Please copy out all lines of the entries that contain the word "parity".

++++++++++

# tomneda/DABstar

Hardware: NVIDIA B200
Metric: Mode I DAB frames/s decoded (IQ->Viterbi) (higher is better)
Workload: dtype f32

## Files before the change

### dabstar_b200/csrc/engine.cu

```cuda
#include "../../include/dabstar_b200.h"
#include "kernels.h"
#include "tables.h"
#include "hostpool.h"
#include "fft2048.cuh"

#include <algorithm>
#include <array>
#include <atomic>
#include <chrono>
#include <climits>
#include <cmath>
#include <cstdint>
#include <cstdarg>
#include <cstdio>
#include <cstring>
#include <map>
#include <memory>
#include <string>
#include <vector>

using namespace dab;

namespace
{
// ... 252 lines not shown
  }
  ctx->h_bin_signed.resize(K_CARR);
  host_freq_interleaver(ctx->h_bin_signed.data());
  ctx->h_prs.resize(T_U);
  host_phase_table(ctx->h_prs.data());
  std::vector<float2> w(T_U);
  host_w2048(w.data());
  std::vector<int16_t> bin_idx(K_CARR), rel(K_CARR);
  for (int k = 0; k < K_CARR; k++)
  {
    const int b = ctx->h_bin_signed[k];
    bin_idx[k] = (int16_t)(b < 0 ? b + T_U : b);
    rel[k] = (int16_t)(b < 0 ? b + K_CARR / 2 : b + K_CARR / 2 - 1);
  }
  std::vector<uint8_t> prbs(PRBS_LEN);
  host_prbs(prbs.data(), PRBS_LEN);
  bool ok = true;
  ok = ok && cudaMalloc(&ctx->tab.w2048, sizeof(float2) * T_U) == cudaSuccess;
  ok = ok && cudaMalloc(&ctx->tab.prs, sizeof(float2) * T_U) == cudaSuccess;
  ok = ok && cudaMalloc(&ctx->tab.ref_arg_conj, sizeof(float2) * T_U) == cudaSuccess;
  ok = ok && cudaMalloc(&ctx->tab.bin_of_k, sizeof(int16_t) * K_CARR) == cudaSuccess;
  ok = ok && cudaMalloc(&ctx->tab.rel_of_k, sizeof(int16_t) * K_CARR) == cudaSuccess;
  ok = ok && cudaMalloc(&ctx->tab.prbs, PRBS_LEN) == cudaSuccess;
  std::vector<uint16_t> slot_w(16 * FFT_THREADS), slot_r(K_CARR);
  host_fft_epilogue_layout(bin_idx.data(), slot_w.data(), slot_r.data());
  ok = ok && cudaMalloc(&ctx->tab.fft_slot_w, sizeof(uint16_t) * slot_w.size()) == cudaSuccess;
  ok = ok && cudaMalloc(&ctx->tab.fft_slot_r, sizeof(uint16_t) * slot_r.size()) == cudaSuccess;
  ok = ok && cudaMemcpy(ctx->tab.fft_slot_w, slot_w.data(), sizeof(uint16_t) * slot_w.size(), cudaMemcpyHostToDevice) == cudaSuccess;
  ok = ok && cudaMemcpy(ctx->tab.fft_slot_r, slot_r.data(), sizeof(uint16_t) * slot_r.size(), cudaMemcpyHostToDevice) == cudaSuccess;
  ok = ok && cudaMemcpy(ctx->tab.w2048, w.data(), sizeof(float2) * T_U, cudaMemcpyHostToDevice) == cudaSuccess;
  ok = ok && cudaMemcpy(ctx->tab.prs, ctx->h_prs.data(), sizeof(float2) * T_U, cudaMemcpyHostToDevice) == cudaSuccess;
  ok = ok && cudaMemcpy(ctx->tab.bin_of_k, bin_idx.data(), sizeof(int16_t) * K_CARR, cudaMemcpyHostToDevice) == cudaSuccess;
  ok = ok && cudaMemcpy(ctx->tab.rel_of_k, rel.data(), sizeof(int16_t) * K_CARR, cudaMemcpyHostToDevice) == cudaSuccess;
  ok = ok && cudaMemcpy(ctx->tab.prbs, prbs.data(), PRBS_LEN, cudaMemcpyHostToDevice) == cudaSuccess;
  ok = ok && launch_init_ref_arg(ctx->stream, ctx->tab, &ctx->launches) == cudaSuccess;
  ok = ok && cudaStreamSynchronize(ctx->stream) == cudaSuccess;
  if (!ok) { dabstar_destroy(ctx.release()); return DABSTAR_E_CUDA; }
  push_profile(ctx.get(), make_fic_profile());
  *out = ctx.release();
  return DABSTAR_OK;
}

extern "C" void dabstar_destroy(dabstar_ctx * ctx)
{
  if (!ctx) return;
  cudaSetDevice(ctx->device);
  cudaFree(ctx->tab.w2048); cudaFree(ctx->tab.prs); cudaFree(ctx->tab.ref_arg_conj);
  cudaFree(ctx->tab.bin_of_k); cudaFree(ctx->tab.rel_of_k); cudaFree(ctx->tab.prbs); cudaFree(ctx->tab.fft_slot_w); cudaFree(ctx->tab.fft_slot_r);
// ... 2580 lines not shown
```

### dabstar_b200/csrc/ofdm_kernels.cu

```cuda
#include "fft2048.cuh"
#include "kernels.h"
#include "devcache.h"

#include <algorithm>
#include <cstdlib>
#include <type_traits>

namespace dab
{
namespace
{
template <int FMT> struct Raw;
template <> struct Raw<FMT_U8> { typedef unsigned short type; typedef unsigned reg; };
template <> struct Raw<FMT_I16> { typedef short2 type; typedef short2 reg; };
template <> struct Raw<FMT_CF32> { typedef float2 type; typedef float2 reg; };

__device__ __forceinline__ float2 to_cf(unsigned v)
{
  const float2 m = make_float2(__uint_as_float(__byte_perm(v, 0x4B000000u, 0x7540)), __uint_as_float(__byte_perm(v, 0x4B000000u, 0x7541)));
  const float2 f = __fadd2_rn(m, make_float2(-8388608.0f, -8388608.0f));
  return __ffma2_rn(f, make_float2(1.0f / 128.0f, 1.0f / 128.0f), make_float2(-127.38f / 128.0f, -127.38f / 128.0f));
}
__device__ __forceinline__ float2 to_cf(short2 v) { return __fmul2_rn(make_float2((float)v.x, (float)v.y), make_float2(1.0f / 32768.0f, 1.0f / 32768.0f)); }
__device__ __forceinline__ float2 to_cf(float2 v) { return v; }
// ... 121 lines not shown
__device__ __forceinline__ void bulk_g2s(unsigned dst, const void * src, unsigned bytes, unsigned bar)
{
  asm volatile("cp.async.bulk.shared::cluster.global.mbarrier::complete_tx::bytes [%0], [%1], %2, [%3];" ::"r"(dst), "l"(src), "r"(bytes), "r"(bar) : "memory");
}
__device__ __forceinline__ void mbar_wait(unsigned bar, unsigned parity)
{
  unsigned ok;
  do
  {
    asm volatile("{\n\t.reg .pred p;\n\tmbarrier.try_wait.parity.shared::cta.b64 p, [%1], %2;\n\tselp.u32 %0, 1, 0, p;\n\t}" : "=r"(ok) : "r"(bar), "r"(parity) : "memory");
  } while (!ok);
}

template <int FMT>
__device__ __forceinline__ bool item_async(const SymbolItem & it) { return it.out >= 0 && it.start >= 8 && it.start + T_U + 8 <= it.n_total; }

__device__ __forceinline__ int mod_fs32(int x)
{
  const int r = x % FS;
  return r < 0 ? r + FS : r;
}

template <int FMT>
__device__ __forceinline__ void convert_mix(float2 (&v)[16], const typename Raw<FMT>::reg (&r)[16], int f, int ph, const float2 * step, int tid)
{
#pragma unroll
  for (int n1 = 0; n1 < 16; n1++) v[n1] = to_cf(r[n1]);
  if (f == 0)
  {
    if (ph == 0) return;
    const float2 c = step[0];
#pragma unroll
    for (int n1 = 0; n1 < 16; n1++) v[n1] = cmul(v[n1], c);
    return;
  }
  const float2 s0 = osc(mod_fs32(ph - f * (tid + 1)));
#pragma unroll
  for (int n1 = 0; n1 < 16; n1++) v[n1] = cmul(v[n1], n1 == 0 ? s0 : cmul(s0, step[n1]));
}

template <int FMT>
__global__ void __launch_bounds__(FFT_THREADS, 5) k_fft_frames(const FrameDesc * __restrict__ frames, int n_items, const RecInput * __restrict__ recs,
                                                               const float2 * __restrict__ w2048, const uint16_t * __restrict__ slot_w,
                                                               const uint16_t * __restrict__ slot_r, float2 * __restrict__ X)
{
  typedef typename Raw<FMT>::type T;
  extern __shared__ __align__(16) unsigned char fft_stage[];
  __shared__ __align__(16) float2 smem[FFT_SMEM_F2];
  __shared__ float2 tw2s[FFT_TW2_F2];
  __shared__ float2 step[16];
  __shared__ unsigned short pos[16 * FFT_THREADS];
  __shared__ unsigned rpos[K_CARR / 2];
  __shared__ __align__(8) unsigned long long mbar[2];
  const int tid = threadIdx.x;
  FftTwiddles tw;
  fft_load_twiddles(tw, w2048, tw2s, tid);
#pragma unroll
  for (int i = 0; i < 16; i++) pos[i * FFT_THREADS + tid] = (unsigned short)(slot_w[i * FFT_THREADS + tid] * (int)sizeof(float2));
  for (int p = tid; p < K_CARR / 2; p += FFT_THREADS)
    rpos[p] = (unsigned)slot_r[2 * p] * (unsigned)sizeof(float2) | ((unsigned)slot_r[2 * p + 1] * (unsigned)sizeof(float2)) << 16;
  static_assert(2048 <= FFT_SMEM_F2, "the staging slots (16 per write group) must fit the transform buffer");
  const unsigned stage0 = smem_addr_u32(fft_stage);
  const unsigned bar0 = smem_addr_u32(mbar);
  constexpr int SB = fft_stage_bytes<FMT>();
  if (tid == 0)
  {
    mbar_init(bar0, 1);
    mbar_init(bar0 + 8, 1);
    asm volatile("fence.mbarrier_init.release.cluster;" ::: "memory");
    asm volatile("fence.proxy.async.shared::cta;" ::: "memory");
  }
  __syncthreads();

  const int per = n_items / (int)gridDim.x, rem = n_items - per * (int)gridDim.x;
  int item = (int)blockIdx.x * per + min((int)blockIdx.x, rem);
  const int item_end = item + per + ((int)blockIdx.x < rem ? 1 : 0);
  int buf = 0, fi = item / X_ROWS, row = item - fi * X_ROWS;
  unsigned phase_bits = 0;
  FrameDesc fd;
  RecInput rin;
  SymbolItem cur;
  cur.out = -1;
  int dph = 0;
  int step_f = 0;
  int step_ph = -1;
  auto issue = [&](const SymbolItem & it, int b) {
    if (tid == 0)
    {
      const unsigned long long a = (unsigned long long)(reinterpret_cast<const T *>(it.iq) + it.start);
      mbar_expect_tx(bar0 + 8u * (unsigned)b, (unsigned)SB);
      bulk_g2s(stage0 + (unsigned)(b * SB), reinterpret_cast<const void *>(a & ~15ull), (unsigned)SB, bar0 + 8u * (unsigned)b);
    }
  };
  if (item < item_end)
  {
    fd = frames[fi];
    rin = recs[fd.rec];
    cur = symbol_item(fd, rin, row);
    dph = mod_fs32(-(int)(((long long)fd.f_data * T_S) % FS));
    if (item_async<FMT>(cur)) issue(cur, 0);
  }
  while (item < item_end)
  {
    const int next = item + 1;
    SymbolItem nxt;
    nxt.out = -1;
    if (next < item_end)
    {
      if (++row == X_ROWS)
      {
        row = 0;
        fi++;
        fd = frames[fi];
        rin = recs[fd.rec];
        dph = mod_fs32(-(int)(((long long)fd.f_data * T_S) % FS));
      }
      if (row >= 2 && row <= 75)
      {
        nxt.iq = cur.iq;
        nxt.n_total = cur.n_total;
        nxt.start = cur.start + T_S;
        nxt.f = cur.f;
        nxt.ph = cur.ph + dph;
        if (nxt.ph >= FS) nxt.ph -= FS;
        nxt.out = row > fd.n_syms ? -1 : ((long long)fd.xslot * X_ROWS + row) * K_CARR;
      }
      else nxt = symbol_item(fd, rin, row);
      if (item_async<FMT>(nxt)) issue(nxt, buf ^ 1);
    }
    if (cur.out >= 0)
    {
      float2 v[16];
      if (cur.f != 0 ? cur.f != step_f : (cur.ph != 0 && cur.ph != step_ph))
      {
        __syncthreads();
        if (cur.f != 0)
        {
          if (tid < 16) step[tid] = osc(mod_fs32(-(int)(((long long)cur.f * 128 * tid) % FS)));
          step_f = cur.f;
          step_ph = -1;
        }
        else
        {
          if (tid == 0) step[0] = osc(cur.ph);
          step_ph = cur.ph;
          step_f = 0;
        }
        __syncthreads();
      }
      if (item_async<FMT>(cur))
      {
        mbar_wait(bar0 + 8u * (unsigned)buf, (phase_bits >> buf) & 1u);
        phase_bits ^= 1u << buf;
        const unsigned off = (unsigned)((unsigned long long)(reinterpret_cast<const T *>(cur.iq) + cur.start) & 15ull);
        const T * sp = reinterpret_cast<const T *>(fft_stage + buf * SB + off) + tid;
        typename Raw<FMT>::reg r[16];
#pragma unroll
        for (int n1 = 0; n1 < 16; n1++) r[n1] = sp[128 * n1];
        convert_mix<FMT>(v, r, cur.f, cur.ph, step, tid);
      }
      else
      {
        typename Raw<FMT>::reg r[16];
        fetch_symbol<FMT>(r, cur.iq, cur.n_total, cur.start, tid);
        convert_mix<FMT>(v, r, cur.f, cur.ph, step, tid);
        if (!(cur.start >= 0 && cur.start + T_U <= cur.n_total))
        {
#pragma unroll
          for (int n1 = 0; n1 < 16; n1++)
          {
            const long long i = cur.start + 128 * n1 + tid;
            if (i < 0 || i >= cur.n_total) v[n1] = make_float2(0.0f, 0.0f);
          }
        }
      }
      fft_stage1(v, tw, smem, tid);
      __syncthreads();
      fft_stage2_read(v, smem, tid);
      __syncthreads();
      fft_stage2(v, tw, smem, tid);
      __syncthreads();
      fft_stage3(v, smem, tid);
      __syncthreads();
      unsigned char * sbase = reinterpret_cast<unsigned char *>(smem);
#pragma unroll
      for (int i = 0; i < 16; i++) *reinterpret_cast<float2 *>(sbase + pos[i * FFT_THREADS + tid]) = v[i];
      __syncthreads();
      float4 * out = reinterpret_cast<float4 *>(X + cur.out);
#pragma unroll
      for (int i = 0; i < K_CARR / 2 / FFT_THREADS; i++)
      {
        const int p = tid + FFT_THREADS * i;
        const unsigned rp = rpos[p];
        const float2 a = *reinterpret_cast<const float2 *>(sbase + (rp & 0xffffu)), b = *reinterpret_cast<const float2 *>(sbase + (rp >> 16));
        out[p] = make_float4(a.x, b.x, a.y, b.y);
      }
    }
    __syncthreads();
    cur = nxt;
    item = next;
    buf ^= 1;
  }
}

__global__ void __launch_bounds__(FFT_THREADS, 4) k_fft_batch(const float2 * __restrict__ in, float2 * __restrict__ out, int n, int sign,
                                                              const float2 * __restrict__ w2048)
{
  __shared__ float2 smem[FFT_SMEM_F2];
  __shared__ float2 tw2s[FFT_TW2_F2];
  const int tid = threadIdx.x;
  FftTwiddles tw;
  fft_load_twiddles(tw, w2048, tw2s, tid);
  __syncthreads();
  for (int item = blockIdx.x; item < n; item += gridDim.x)
  {
    float2 v[16];
#pragma unroll
    for (int n1 = 0; n1 < 16; n1++)
    {
      v[n1] = in[(size_t)item * T_U + 128 * n1 + tid];
      if (sign > 0) v[n1].y = -v[n1].y;
    }
    fft2048_to_smem(v, tw, smem, tid);
    for (int i = tid; i < T_U; i += FFT_THREADS)
    {
      float2 r = smem[fft_nat(i)];
      if (sign > 0) r.y = -r.y;
      out[(size_t)item * T_U + i] = r;
    }
    __syncthreads();
  }
}
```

++++++++++

> _Task result_
__device__ __forceinline__ void mbar_wait(unsigned bar, unsigned parity)
    asm volatile("{\n\t.reg .pred p;\n\tmbarrier.try_wait.parity.shared::cta.b64 p, [%1], %2;\n\tselp.u32 %0, 1, 0, p;\n\t}" : "=r"(ok) : "r"(bar), "r"(parity) : "memory");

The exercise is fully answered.